Above, we have numbers for the i7 950, so I will use that as the basis for these calculations.
https://ark.intel.com/content/www/us/en/ark/products/37150/intel-core-i7950-processor-8m-cache-3-06-ghz-4-80-gts-intel-qpi.html https://agner.org/optimize/instruction_tables.pdf
Unfortunately, without AVX2, we cannot perform parallel unsigned integer additions in AVX registers (correct me if I am wrong), so we are limited to SSE4.2 (and all prior SSE versions). Intel says it is Bloomfield, but wikipedia says that is Nehalem, so I will use the tables for Nehalem. The Reciprocal throughput according to Agnor Fog is 1.5. This means that we can process 3 parallel 64-bit additions per cycle using the xmm registers.

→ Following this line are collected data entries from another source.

__global__ __launch_bounds__(512) void gemm_tn256_kernel(const TnParams p, float* part_ws) {
    extern __shared__ __attribute__((aligned(16))) char smem[];
    const int tid = threadIdx.x, lane = tid & 63;
    const int w = __builtin_amdgcn_readfirstlane(tid >> 6);
    const int g = lane >> 4, l15 = lane & 15;
    const int wr = w >> 2, wc = w & 3;
    const int tilesN = (p.N + 255) / 256, tilesK = (p.K + 255) / 256;
    const int per = tilesN * tilesK;
    const int id = xcd_remap(blockIdx.x, per * p.splits);
    const int split = id / per, rem = id - split * per;
    const int tnb = rem / tilesK, tkb = rem - tnb * tilesK;
    const int t_begin = split * p.chunk;
    const int t_end = min(p.Mtok, t_begin + p.chunk);
    const int nt = (t_end - t_begin) >> 6;

    const char* baseP = (const char*)(p.P + (int64_t)t_begin * p.ldp);
    const char* baseQ = (const char*)(p.Q + (int64_t)t_begin * p.ldq);
    const int64_t stepP = 64 * p.ldp * 2, stepQ = 64 * p.ldq * 2;
    unsigned voff[4][2];
#pragma unroll
    for (int j = 0; j < 2; ++j) {
        const int r = (w + 8 * j) * 4 + (lane >> 4);
// ... 115 lines not shown

    stage(0, KP0, 0); stage(0, KQ0, 0); stage(0, KQ1, 0); stage(0, KP1, 0); stage(1, KP0, 1); stage(1, KQ0, 1);
    vmcnt<8>();
    __builtin_amdgcn_s_barrier();
    if (wr == 1) __builtin_amdgcn_s_barrier();
    for (int t = 0; t < nt; t += 2) {
        ktile(I0{}, t);
        if (t + 1 < nt) ktile(I1{}, t + 1);
    }
    if (wr == 0) __builtin_amdgcn_s_barrier();

    if (bias_wave) {
#pragma unroll
        for (int j = 0; j < 8; ++j) {
            float v = bsum[j];
            v += __shfl_xor(v, 16, 64);
            v += __shfl_xor(v, 32, 64);
            const int n = tnb * 256 + (j >> 2) * 128 + wr * 64 + (j & 3) * 16 + l15;
            if (g == 0 && n < p.n_store) atomicAdd(p.dbias + n, v);
        }
    }

    float* tile = (float*)smem;
    float* part = part_ws + (size_t)id * PART_FLOATS;
#pragma unroll
    for (int c = 0; c < 2; ++c) {
        __syncthreads();
#pragma unroll
        for (int j = 0; j < 4; ++j)
#pragma unroll
            for (int i = 0; i < 4; ++i)
#pragma unroll
                for (int r = 0; r < 4; ++r) {
                    const int ln = wr * 64 + j * 16 + 4 * g + r;
                    const int k = (i >> 1) * 128 + wc * 32 + (i & 1) * 16 + l15;
                    tile[ln * 256 + ((((k >> 2) ^ (ln & 31)) << 2) | (k & 3))] = acc[i][c * 4 + j][r];
                }
        __syncthreads();
#pragma unroll
        for (int it = 0; it < 16; ++it) {
            const int ln = w * 16 + it;
            const f32x4 v = *(const f32x4*)(tile + ln * 256 + ((lane ^ (ln & 31)) << 2));
            const int row = c * 128 + ln;
#ifndef KZV_TN_F32_PARTIALS
            typedef __attribute__((ext_vector_type(2))) unsigned u32x2p;
            __builtin_nontemporal_store((u32x2p){pack_bf2(v[0], v[1]), pack_bf2(v[2], v[3])}, (u32x2p*)((bf16_t*)part + row * 256 + lane * 4));
#else
            __builtin_nontemporal_store(v, (f32x4*)(part + row * 256 + lane * 4));
#endif
        }
    }
}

The boost clock according to Intel is 3.33GHz. This gives us a limit of 10GB/sec per core before considering memory bandwidth. Intel's memory bandwidth numbers are for the entire CPU rather than what individual cores are capable of doing. I cannot find published data for the single core memory bandwdith, but let us assume that it can do that much. Then we apply our 90% fudge factor to set a limtus test to 9.0GB/sec, where we might be able to improve performance if the benchmark shows lower performance than this. The above fletcher benchmark shows 9.1GB/sec. That means that there is no room left here for improvement.
The previous post made a mistake. I used the number for a horizontal add, rather than a regular SIMD add. I also misinterpreted the meaning of the number.
The hardware can perform 4 parallel 64-bit additions per cycle using the xmm registers. That gives us an upper limit of 13.32GB/sec before the memory bandwidth limit or the fudge factor. As for the single core memory bandwidth, I cannot find a number for it, but I can find one for the very similar i7-940, which is 11.1GB/sec:
https://web.archive.org/web/20090612193656/http://techreport.com/articles.x/17023/3
With the fudge factor, that gives us 10GB/sec, and the i7-940 is doing a little below that, so perhaps there is room for improvement. At the moment, the code is using a 2 accumulator stream fletcher4 implementation that has been unrolled once. The current NEON code is using that and SSE2 and NEON are very similar SIMD instructions since they both operate on 128-bit vectors. In #14219, we found that switching to a carefully written 4-stream version boosted performance by 50% on the latest ARM NEON hardware. I suspect doing the same here would give a small boost.
Note that the assembly I gave above was for the 4-stream version. Unrolling the 2-stream version so that two iterations are done in one loop iteration makes it difficult to distinguish from the 4-stream version at a glance. It was not until my equation showed that we had room for improvement that I scrutinized it more closely and noticed the difference.
Avx2 and avx not so different. Please add support avx only cpu (Sunny Bridge, Ivy Bridge). I think you need very small changes to support avx.